Despite Edsger Dijkstra's infamous quote[0], it is a fact that most late Boomer/Gen X's first programming experience was probably with BASIC.

For some people, it ended at GOTO 10, but for others it was a springboard into 6502 machine language, and then degenerating into C or Pascal, and devolved from there. Everyone has to start somewhere and BASIC is fine by me.

[0] https://www.cs.scranton.edu/~mccloske/dijkstra_quotes.html

By @wduquette - 5 months
My first experience in programming was on DEC PDP-11 rebranded and sold as a kit by Heath as the H-11. My dad built it around 1976/77. It with a paper tape reader and punch, assembler and linker, and a BASIC interpreter. Later we upgraded it with a dual 8" floppy drive unit (as big as a tower PC case is now) and the Heath-branded version of DEC's RT-11 O/S. We had Assembler, Fortran, Focal,... and BASIC.

I learned to program by typing in games from Dave Ahl's original 101 BASIC Games, as published by DEC...which usually involved porting them from whatever dialect they were written in (there were several, all sold with different DEC systems) to the version we had. Younger folks shudder at the idea of spaghetti code; I've shuddered at the real thing.

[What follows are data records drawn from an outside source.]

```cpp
constexpr int QSV_BLOCK = 256;
constexpr int QSV_LANE_BITS = 6;
constexpr int QSV_MAX_INS = 48;
constexpr int QSV_MAX_K = 6;

struct GateArgs {
    uint64_t W;
    uint64_t or_mask;
    uint64_t hoff[4];
    int32_t nins;
    uint32_t lane_ctrl;
    int32_t remap;
    int32_t ubit;
    int32_t lbit[2];
    int32_t lxor[4];
    uint32_t pos[QSV_MAX_INS];
    double m[32];
};

struct DiagArgs {
    uint64_t W;
    uint64_t or_mask;
    int32_t nins;
    uint32_t lane_ctrl;
    int32_t b0, b1;
    int32_t remap;
    uint32_t pos[QSV_MAX_INS];
    double d[8];
};

enum { QSV_OP_DENSE = 0, QSV_OP_PAIR = 1, QSV_OP_DIAG = 2, QSV_OP_PHASE = 3 };
constexpr int QSV_OP_MAX_CTRL = 40;
struct QsvOp {
    int kind = QSV_OP_DENSE;
    int k = 0;
    int bits[2] = {-1, -1};
    int nctrl = 0;
    int cbits[QSV_OP_MAX_CTRL] = {};
    double m[32] = {};
};

struct qsv_state {
    int device = 0;
    int kind = 0;
    int n = 0;
    int d = 2;
    uint64_t amps = 1;
    uint64_t capacity = 0;
    amp_t *data = nullptr;
    bool owns_data = false;
    amp_t *spare = nullptr;
    uint64_t spare_capacity = 0;
    hipStream_t stream = nullptr;
    double *partials = nullptr;
    double *partials_host = nullptr;
    double *dev_matrix = nullptr;
    size_t dev_matrix_bytes = 0;
    char *stage_host = nullptr;
    char *stage_dev = nullptr;
    hipEvent_t stage_done[8] = {};
    bool stage_busy[8] = {};
    unsigned stage_next = 0;
    hipEvent_t ev_start = nullptr, ev_stop = nullptr;
    std::vector<hipEvent_t> marks;
    int specialize = 1;
    int unroll = 0;
    int grid_cap = 0;
    int nontemporal = 1;
    int ubit = 8;
    int remap = -1;
    int kq_variant = 0;
    int last_passes = 0;
    int tile_sequence_gates = -1;
    int sequence_work = -1;
    int complex_product = 0;
    int readout_variant = 0;
    int plane_kernel = 1;
    char last_kernel[96] = "";
    int defer = -1;
    bool ptr_exposed = false;
    std::vector<QsvOp> queue;
    uint64_t defer_gates = 0;
    uint64_t defer_launches = 0;
};

constexpr int QSV_REDUCE_BLOCKS = 1024;
constexpr int QSV_STAGE_SLOTS = 8;
constexpr size_t QSV_STAGE_BYTES = 512u << 10;

struct StageRef {
    char *dev = nullptr;
    int slot = -1;
};
int qsvk_stage(qsv_state *st, const void *a, size_t bytes_a, const void *b, size_t bytes_b, StageRef *out);
int qsvk_stage_done(qsv_state *st, const StageRef &ref);
inline size_t qsv_pad16(size_t x) { return (x + 15) / 16 * 16; }

int qsv_fail(int code, const std::string &msg);
#define QSV_HIP(expr)                                                                                   \
    do {                                                                                                \
        hipError_t _e = (expr);                                                                         \
        if (_e != hipSuccess)                                                                           \
            return qsv_fail(QSV_EHIP, std::string(#expr) + ": " + hipGetErrorString(_e));               \
    } while (0)

int qsvk_copy(amp_t *dst, const amp_t *src, uint64_t amps, hipStream_t stream);
int qsvk_dense(qsv_state *st, int k, const int *bits, int nctrl, const int *cbits, const double *m_user);
int qsvk_pair_exchange(qsv_state *st, int bit_a, int bit_b);
int qsvk_diag(qsv_state *st, int k, const int *bits, int nctrl, const int *cbits, const double *d_user);
int qsvk_phase(qsv_state *st, int nctrl, const int *cbits, double re, double im);
int qsvk_generic(qsv_state *st, int k, const int *bits, const double *m_user);
int qsvk_sequence5(qsv_state *st, const int *bits, int n_gates, const int *arity, const int *legs, const double *mats);
int qsvk_run_op(qsv_state *st, const QsvOp &op);
int qsvk_pass(qsv_state *st, const QsvOp *const *ops, int count, uint64_t tile_high);
bool qsvk_op_exact(const QsvOp &op);
int qsvk_sequence_tile(qsv_state *st, int k, const int *bits, int n_gates, const int *arity, const int *legs, const double *mats);
constexpr int QSV_UNHANDLED_KQ = 1 << 20;
int qsvk_measure_probs(qsv_state *st, int bit, const double eig0[4], const double eig1[4], double *p0, double *p1);
int qsvk_collapse(qsv_state *st, int bit, const double eig[4], double scale);
int qsvk_insert(qsv_state *st, int bit, const double amp[4]);
int qsvk_permute(qsv_state *st, const int *src_bit_of_dst_bit);
int qsvk_norm2(qsv_state *st, double *out);
int qsvk_inner(qsv_state *a, qsv_state *b, double *re, double *im);
int qsvk_probabilities(qsv_state *st, const uint64_t *indices, int count, double *out);
int qsvk_expect_pauli(qsv_state *st, uint64_t xmask, uint64_t zmask, int n_y, double *re, double *im);
int qsvk_reduced_density(qsv_state *st, int k, const int *bits, double *rho_out);
int qsvk_expect_density(qsv_state *ket, qsv_state *rho, double *re, double *im);
int qsvk_sample(qsv_state *st, int shots, const double *u, uint64_t *out);
int qsvk_fill_random(qsv_state *st, uint64_t seed, uint64_t index_offset, double *norm2);
int qsvk_scale(qsv_state *st, double re, double im);
int qsvk_set_basis(qsv_state *st, uint64_t index);
int qsvk_ensure_matrix(qsv_state *st, size_t bytes);
int qsvk_scratch(qsv_state *st, uint64_t amps, amp_t **out);
int qsvk_adopt(qsv_state *st, uint64_t new_amps);

int qsvq_mode1(qsv_state *st, int mode, const double *m, bool diag);
int qsvq_mode2(qsv_state *st, int mode0, int mode1, const double *m, bool diag);
int qsvq_mode2_gather(qsv_state *st, int mode0, int mode1, int nnz, const int32_t *cols, const double *vals);
int qsvq_mode2_blocks(qsv_state *st, int mode0, int mode1, int nblocks, const int32_t *sizes,
                      const int32_t *plane_indices, const double *mats);
int qsvq_mode_marginal(qsv_state *st, int mode, double *probs);
int qsvq_mode_project(qsv_state *st, int mode, int level, double scale);
int qsvq_mode_insert(qsv_state *st, int mode, const double *vec);
int qsvg_gemm(int device, hipStream_t stream, int op_a, int op_b, uint64_t m, uint64_t n, uint64_t k, const amp_t *a,
              const amp_t *b, amp_t *c);
int qsvg_svd_split(int device, hipStream_t stream, amp_t *theta, uint64_t rows, uint64_t cols, int64_t max_bond_dim,
                   double abs_err, double rel_err, amp_t *m1, amp_t *m2, uint64_t capacity, uint64_t *rank_out,
                   double *s_host);
int qsvg_rsvd_split(int device, hipStream_t stream, const amp_t *theta, uint64_t rows, uint64_t cols, int64_t k_keep,
                    int l, int q, const amp_t *omega, double abs_err, double rel_err, amp_t *m1, amp_t *m2,
                    uint64_t capacity, uint64_t *rank_out, double *s_host);
int qsvg_skinny_gemm(int device, hipStream_t stream, int op, uint64_t n, uint64_t m, int l, const amp_t *A,
                     const amp_t *Q, amp_t *Y);
int qsvg_release_workspace(int device);
int release_retired_probes(int device);
int qsvg_release_stream_workspace(int device, hipStream_t stream);
int qsvg_reserve_workspace(int device, hipStream_t stream, uint64_t bytes);
int qsvq_tensor_scale_axis(int device, hipStream_t stream, amp_t *t, uint64_t L, uint64_t d, uint64_t R,
                           const double *dev_diag);
int qsvq_tensor_plane_diag(int device, hipStream_t stream, amp_t *t, uint64_t L, uint64_t d, uint64_t R,
                           const double *dev_plane);
int qsvq_tensor_plane_gather(int device, hipStream_t stream, const amp_t *in, amp_t *out, uint64_t L, uint64_t d,
                             uint64_t R, int nnz, const int32_t *dev_cols, const double *dev_vals);
int qsvq_tensor_plane_phase(int device, hipStream_t stream, amp_t *t, uint64_t L, uint64_t d, uint64_t R,
                            const double *dev_qs, double strength);
int qsvq_tensor_plane_affine(int device, hipStream_t stream, const amp_t *in, amp_t *out, uint64_t L, uint64_t d,
                             uint64_t R, const double *dev_qs, const double *a);
int qsvq_tensor_outer(int device, hipStream_t stream, const amp_t *p, const amp_t *q, amp_t *out, uint64_t X, uint64_t Y,
                      uint64_t Z, uint64_t W, int swap_last);
int qsvq_tensor_take_level(int device, hipStream_t stream, const amp_t *in, amp_t *out, uint64_t L, uint64_t d,
                           uint64_t R, uint64_t level, double scale);
int qsvq_tensor_insert_axis(int device, hipStream_t stream, const amp_t *in, amp_t *out, uint64_t L, uint64_t d,
                            uint64_t R, const double *dev_vec);
int qsvq_tensor_axis_overlap(int device, hipStream_t stream, const amp_t *z, const amp_t *t, uint64_t L, uint64_t d,
                             uint64_t R, double *dev_out);
int qsvg_axis_gemm(int device, hipStream_t stream, const amp_t *in, amp_t *out, uint64_t L, uint64_t d_in,
                   uint64_t d_out, uint64_t R, const double *dev_m);
int qsvq_tensor_axis_dev(int device, hipStream_t stream, const amp_t *in, amp_t *out, uint64_t L, uint64_t d_in,
                         uint64_t d_out, uint64_t R, const double *dev_m);
int qsvq_tensor_axis(int device, hipStream_t stream, const amp_t *in, amp_t *out, uint64_t L, uint64_t d_in,
                     uint64_t d_out, uint64_t R, const double *m_host);
```

quantum_computations_amd/csrc/qsv_kernels.hip:

```cpp

#include "qsv_internal.h"
#include "qsv_plan.h"

#include <algorithm>
#include <array>
#include <cstdlib>
#include <cstring>
#include <type_traits>
#include <vector>

namespace {

struct cplx {
    double re, im;
};

__device__ __forceinline__ amp_t cmul(cplx m, amp_t a) {
    amp_t r;
    r.x = m.re * a.x - m.im * a.y;
    r.y = m.re * a.y + m.im * a.x;
    return r;
}

__device__ __forceinline__ amp_t cmul_diag(cplx d, amp_t a) {
// ... 2587 lines not shown
    PASS_PAIR = 5,
    PASS_DIAG_T = 6, PASS_DIAG_R1 = 7, PASS_DIAG_R2 = 8, PASS_DIAG_M = 9
};
struct PassGate {
    int32_t form;
    int32_t code;
    uint32_t rc;
    uint32_t tc;
    int32_t tz0, tz1;
    uint64_t omask;
    double m[32];
};
struct PassGroup {
    int32_t first, count;
    int32_t q[4];
    uint64_t gates;
};
constexpr int PASS_TILE = 1 << qsv_plan::TILE_BITS, PASS_ROWS = PASS_TILE / 64, PASS_THREADS = 256;
constexpr int PASS_ROWS_PER_WAVE = PASS_ROWS / (PASS_THREADS / 64);
static_assert(PASS_TILE == PASS_THREADS << qsv_plan::REG_BITS, "one thread per setting of the tile bits outside the registers");

struct PassArgs {
    BigArgs g;
    uint64_t row_off[PASS_ROWS];
};

template <int FORM>
__device__ __forceinline__ constexpr int pass_col(int r, int j) {
    return FORM == 0 ? j : FORM == 1 ? (j ^ r) : (((j & 1) << 1) | ((r & 1) ^ (j >> 1)));
}

struct PassCtl {
    uint32_t rc;
    bool sel;
    bool ok;
};

__device__ __forceinline__ void pass_put(amp_t &x, amp_t y, const PassCtl &ct) {
    if (ct.sel) {
        x.x = ct.ok ? y.x : x.x;
        x.y = ct.ok ? y.y : x.y;
    } else {
        x = y;
    }
}

template <int D, int FORM, int P0, int P1>
__device__ __forceinline__ void pass_dense(amp_t (&x)[16], const double *__restrict__ m, const PassCtl &ct) {
    constexpr int TARGETS = (1 << P0) | (D == 4 ? (1 << P1) : 0);
#pragma unroll
    for (int b = 0; b < 16; ++b) {
        if (b & TARGETS) continue;
        if ((b & ct.rc) != ct.rc) continue;
        int idx[D];
#pragma unroll
        for (int c = 0; c < D; ++c) idx[c] = b | ((c & 1) << P0) | (D == 4 ? ((c >> 1) << P1) : 0);
        amp_t y[D];
#pragma unroll
        for (int r = 0; r < D; ++r) {
            amp_t acc = {0.0, 0.0};
#pragma unroll
            for (int j = 0; j < D; ++j) {
                const int c = pass_col<FORM>(r, j);
                acc = cfma(cplx{m[2 * (r * D + c)], m[2 * (r * D + c) + 1]}, x[idx[c]], acc);
            }
            y[r] = acc;
        }
#pragma unroll
        for (int r = 0; r < D; ++r) pass_put(x[idx[r]], y[r], ct);
    }
}
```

I've used BASIC on the H-11, the Apple II, the CompuColor II, the Commodore Pet, the TRS-80, the DEC VAX, the Kaypro-4, the IBM PC, and some weird HP supermicro, the HP-98-mumble-mumble. In most cases I moved on to Pascal as soon as I could; but BASIC was the one that let me bootstrap myself into a career in software engineering.

By @dlachausse - 5 months
As a child QBasic was amazing. It came with fun example games (Nibbles and Gorillas), a friendly IDE, thorough online help, and batteries included to write just about anything you could want on a MS-DOS 5.0 PC. I spent so many hours tinkering with it.
By @deterministic - 5 months
I will argue that Python is the BASIC of today. Am I wrong? If yes why?